Ходи прямо, хлопец - страница 12
Кашлаев помолчал, отхлебнул чаю. Клавдия не поторопила его, не попросила рассказывать дальше, она словно бы присматривалась к нему. Не таким казался ей Кашлаев при первом знакомстве, а сейчас в нем что-то приоткрывалось, и у Клавдии зарождалось сочувствие к этому человеку.
Поставив стакан, Кашлаев вздохнул и продолжал:
— Жил я у них, Клавдия Максимовна, будто квартирант, чужой человек. Жена какой была, такой и осталась. На фабрике в пример ставили ее моральный облик. Еще бы! Никто не мог сказать, что с кем-то она гуляла, шашни водила: чиста, как стеклышко, непорочна, как сама дева Мария. Женщина она видная, опрятная, охотники поухаживать находились, но никто к ней так и не прилепился, потому что никто ей не был нужен, я-то уж знаю. Нужна ей была только дочка. Мать любит свою дочь — что тут удивительного? Редкая мать не любит своего ребенка. Но тут была даже и не любовь, а какое-то обмирание. Пошла девушка в кино с подругами, мать дежурит у подъезда, ждет ее возвращения. Задержалась дочь в институте (она поступила в институт железнодорожного транспорта), мать себе места не находит. Сама щеголяет в старом, перешитом, перелицованном, у дочери — полный шифоньер костюмов, платьев и других разных носильных вещей. За столом дочери — лучший кусок, живет на всем готовом, тарелки за собой не вымоет. «Маечке нужно заниматься… Маечка у нас слабенькая… Маечка еще на своем веку наработается…» А Маечка все это принимает как должное и растет себялюбкой, которой ни до кого дела нет… Меня Маечка едва замечала. И стало со мной твориться что-то неладное. Внушаю себе: «Это же твоя дочь, плоть от плоти твоей, что называется, ты любить ее должен». А любви нет. Сначала думал, может, оттого, что не на моих глазах росла, не привыкли друг к другу. Раздумаюсь — не в том дело. Тогда в чем же? Пробовал с матерью говорить, доказывал: неумеренной любовью, мол, портишь дочку. Куда там! Как в стенку горох — все отскакивает…
Никифор Кузьмич помолчал, задумавшись.
— Чай остыл, — напомнила Клавдия.
Он поднял голову и торопливо возразил:
— Нет, нет, в самый раз. — Отхлебнул и подтвердил: — В самый раз.
Выпив чай, Никифор Кузьмич перехватил взгляд Клавдии и накрыл стакан ладонью.
— Спасибо, больше не буду… Так вот, поразмыслил я и решил, что лучше мне уехать, а то возненавижу я их. А уж страшней того, что может быть? В общем, собрал я чемоданчик и уехал. Несколько лет из города в город кочевал, осесть нигде не мог: оттого, наверное, что все мне тогда не мило сделалось. Прямо хоть в пустыню беги…
— Грехи замаливать? — усмехнулась Клавдия.
— Я лично думаю, что немногие шли в пустыню затем, чтобы грехи замаливать. Большинство уходило от суеты. К старости устает человек от житейских бурь, хочется тишины, покоя. Наедине с собой хочется побыть.
— Так вы решили дом строить? Только почему же в городе? Строили б в пустыне, как полагается отшельникам.
— В наше время, если кто хочет грехи искупить, в самый раз дом строить: дело это не простое. — Никифор Кузьмич усмехнулся. — А отшельником и среди людей можно жить. Только тяжело это. Счастливый человек тот, который родную душу отыскал…

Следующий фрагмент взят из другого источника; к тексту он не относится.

template <int TA, int TB>
OPB_DEVICE void wgmma_m64n256k16(float (&d)[128], uint64_t desc_a, uint64_t desc_b, uint32_t scale_d) {
  asm volatile(
      "{\n\t"
      ".reg .pred p;\n\t"
      "setp.ne.b32 p, %130, 0;\n\t"
      "wgmma.mma_async.sync.aligned.m64n256k16.f32.bf16.bf16 "
      "{"
      "%0, %1, %2, %3, %4, %5, %6, %7, %8, %9, %10, %11, %12, %13, %14, %15, "
      "%16, %17, %18, %19, %20, %21, %22, %23, %24, %25, %26, %27, %28, %29, %30, %31, "
      "%32, %33, %34, %35, %36, %37, %38, %39, %40, %41, %42, %43, %44, %45, %46, %47, "
      "%48, %49, %50, %51, %52, %53, %54, %55, %56, %57, %58, %59, %60, %61, %62, %63, "
      "%64, %65, %66, %67, %68, %69, %70, %71, %72, %73, %74, %75, %76, %77, %78, %79, "
      "%80, %81, %82, %83, %84, %85, %86, %87, %88, %89, %90, %91, %92, %93, %94, %95, "
      "%96, %97, %98, %99, %100, %101, %102, %103, %104, %105, %106, %107, %108, %109, %110, %111, "
      "%112, %113, %114, %115, %116, %117, %118, %119, %120, %121, %122, %123, %124, %125, %126, %127"
      "}, %128, %129, p, 1, 1, %131, %132;\n\t"
      "}\n"
      : "+f"(d[0]), "+f"(d[1]), "+f"(d[2]), "+f"(d[3]), "+f"(d[4]), "+f"(d[5]), "+f"(d[6]), "+f"(d[7]),
        "+f"(d[8]), "+f"(d[9]), "+f"(d[10]), "+f"(d[11]), "+f"(d[12]), "+f"(d[13]), "+f"(d[14]), "+f"(d[15]),
        "+f"(d[16]), "+f"(d[17]), "+f"(d[18]), "+f"(d[19]), "+f"(d[20]), "+f"(d[21]), "+f"(d[22]), "+f"(d[23]),
        "+f"(d[24]), "+f"(d[25]), "+f"(d[26]), "+f"(d[27]), "+f"(d[28]), "+f"(d[29]), "+f"(d[30]), "+f"(d[31]),
        "+f"(d[32]), "+f"(d[33]), "+f"(d[34]), "+f"(d[35]), "+f"(d[36]), "+f"(d[37]), "+f"(d[38]), "+f"(d[39]),
        "+f"(d[40]), "+f"(d[41]), "+f"(d[42]), "+f"(d[43]), "+f"(d[44]), "+f"(d[45]), "+f"(d[46]), "+f"(d[47]),
        "+f"(d[48]), "+f"(d[49]), "+f"(d[50]), "+f"(d[51]), "+f"(d[52]), "+f"(d[53]), "+f"(d[54]), "+f"(d[55]),
        "+f"(d[56]), "+f"(d[57]), "+f"(d[58]), "+f"(d[59]), "+f"(d[60]), "+f"(d[61]), "+f"(d[62]), "+f"(d[63]),
        "+f"(d[64]), "+f"(d[65]), "+f"(d[66]), "+f"(d[67]), "+f"(d[68]), "+f"(d[69]), "+f"(d[70]), "+f"(d[71]),
        "+f"(d[72]), "+f"(d[73]), "+f"(d[74]), "+f"(d[75]), "+f"(d[76]), "+f"(d[77]), "+f"(d[78]), "+f"(d[79]),
        "+f"(d[80]), "+f"(d[81]), "+f"(d[82]), "+f"(d[83]), "+f"(d[84]), "+f"(d[85]), "+f"(d[86]), "+f"(d[87]),
        "+f"(d[88]), "+f"(d[89]), "+f"(d[90]), "+f"(d[91]), "+f"(d[92]), "+f"(d[93]), "+f"(d[94]), "+f"(d[95]),
        "+f"(d[96]), "+f"(d[97]), "+f"(d[98]), "+f"(d[99]), "+f"(d[100]), "+f"(d[101]), "+f"(d[102]), "+f"(d[103]),
        "+f"(d[104]), "+f"(d[105]), "+f"(d[106]), "+f"(d[107]), "+f"(d[108]), "+f"(d[109]), "+f"(d[110]), "+f"(d[111]),
        "+f"(d[112]), "+f"(d[113]), "+f"(d[114]), "+f"(d[115]), "+f"(d[116]), "+f"(d[117]), "+f"(d[118]), "+f"(d[119]),
        "+f"(d[120]), "+f"(d[121]), "+f"(d[122]), "+f"(d[123]), "+f"(d[124]), "+f"(d[125]), "+f"(d[126]), "+f"(d[127])
      : "l"(desc_a), "l"(desc_b), "r"(scale_d), "n"(TA), "n"(TB));
}

template <bool kFusedVar = false>
OPB_DEVICE void load_ln_stats(const GemmEpilogue& ep, int row, int M, float& mu, float& rs) {
  mu = 0.f; rs = 1.f;
  const int rc = row < M ? row : M - 1;
  if (ep.ln_partial != nullptr) {
    float s1 = 0.f, s2 = 0.f;
#pragma unroll 8
    for (int p = 0; p < ep.ln_parts; ++p) {
      const float2 v = *reinterpret_cast<const float2*>(ep.ln_partial + (static_cast<long>(p) * M + rc) * 2);
// ... 20 lines not shown
                         uint32_t it0) {
  constexpr uint32_t step_a = TA ? 2048 : 32, step_b = TB ? 2048 : 32;
  const bool signal = (threadIdx.x & 31) == 0;
  for (int kb = 0; kb < num_k_blocks; ++kb) {
    const uint32_t it = it0 + kb;
    const uint32_t s = it % kStages;
    mbar_wait_quiet(&full[s], (it / kStages) & 1);
    const uint32_t sa = smem_u32(smem + s * kStageBytes) + cw * 8192;
    const uint32_t sb = smem_u32(smem + s * kStageBytes + kABytes);
    fence_acc(d);
    wgmma_fence();
#pragma unroll
    for (int k = 0; k < kBlockK / 16; ++k)
      wgmma_m64n256k16<TA, TB>(d, wgmma_desc_sw128(sa + k * step_a, 8192), wgmma_desc_sw128(sb + k * step_b, 8192),
                               (kb > 0 || k > 0) ? 1u : 0u);
    wgmma_commit();
    fence_acc(d);
    if (kb > 0) {
      wgmma_wait<1>();
      fence_acc(d);
      __syncwarp();
      if (signal) mbar_arrive(&empty[(it - 1) % kStages]);
    }
  }
  wgmma_wait<0>();
  fence_acc(d);
  __syncwarp();
  if (signal) mbar_arrive(&empty[(it0 + num_k_blocks - 1) % kStages]);
}

constexpr bool epi_staged(int epi) { return epi != EPI_LSE_PARTIAL && epi != EPI_SOFTMAX_GRAD; }

template <int EPI>
OPB_DEVICE void stage_epi_operands(EpiOperands* st, const GemmEpilogue& ep, const GemmGeom& geo, int m_blk, int n_blk, int grp,
                                   int t) {
  if (ep.ln_partial != nullptr || ep.ln_mu != nullptr) {
    for (int r = t; r < kBlockM; r += kStagerThreads) {
      float mu, rs;
      load_ln_stats<EPI == EPI_GEGLU_BF16 || EPI == EPI_RESID_F32>(ep, m_blk * kBlockM + r, geo.M, mu, rs);
      st->row[r] = make_float2(mu, rs);
    }
  }
  for (int c = t; c < kBlockN; c += kStagerThreads) {
    const int tc = n_blk * kBlockN + c;
    const bool ok = tc < geo.N;
    const int col = grp * geo.N + tc;
    st->colsum[c] = ok && ep.ln_colsum != nullptr ? ep.ln_colsum[col] : 0.f;
    st->bias[c] = ok && ep.bias != nullptr ? ep.bias[col] : 0.f;
    st->gamma[c] = ok && ep.gamma != nullptr ? ep.gamma[col] : 0.f;
    st->colscale[c] = ok && ep.colscale != nullptr ? ep.colscale[col] : 0.f;
  }
}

Кашлаев вскорости откланялся и ушел Клавдия вымыла посуду и легла. Уличный фонарь подсвечивал потолок, если прищурить глаза, он казался голубым и высоким, как небо. Клавдия думала о том, что наговорил сегодня Кашлаев. Родная душа? А у нее есть в этом мире родная душа? Пожалуй, и нет. Но одиночество не тяготило. И уснула она легко.
…Заявление с резолюцией товарища Розанова выглядело совсем не так, как раньше, без резолюции. Клавдия уважительно рассматривала размашистую, пересекающую заявление по диагонали, надпись: «Тов. Гусельникову. Изыскать три пассажирских автобуса для доставки рабочих на строительство резервуарного парка…» Подпись крупная, разборчивая. На последней точке перо проткнуло бумагу и слегка брызнуло, пустив чернильные лучики. Твердая подпись, энергичная точка внушали доверие, и Клавдия не сомневалась, что автобусы будут, дело за небольшим — поехать в город и положить на стол начальнику городского автохозяйства Гусельникову бумагу с резолюцией товарища Розанова.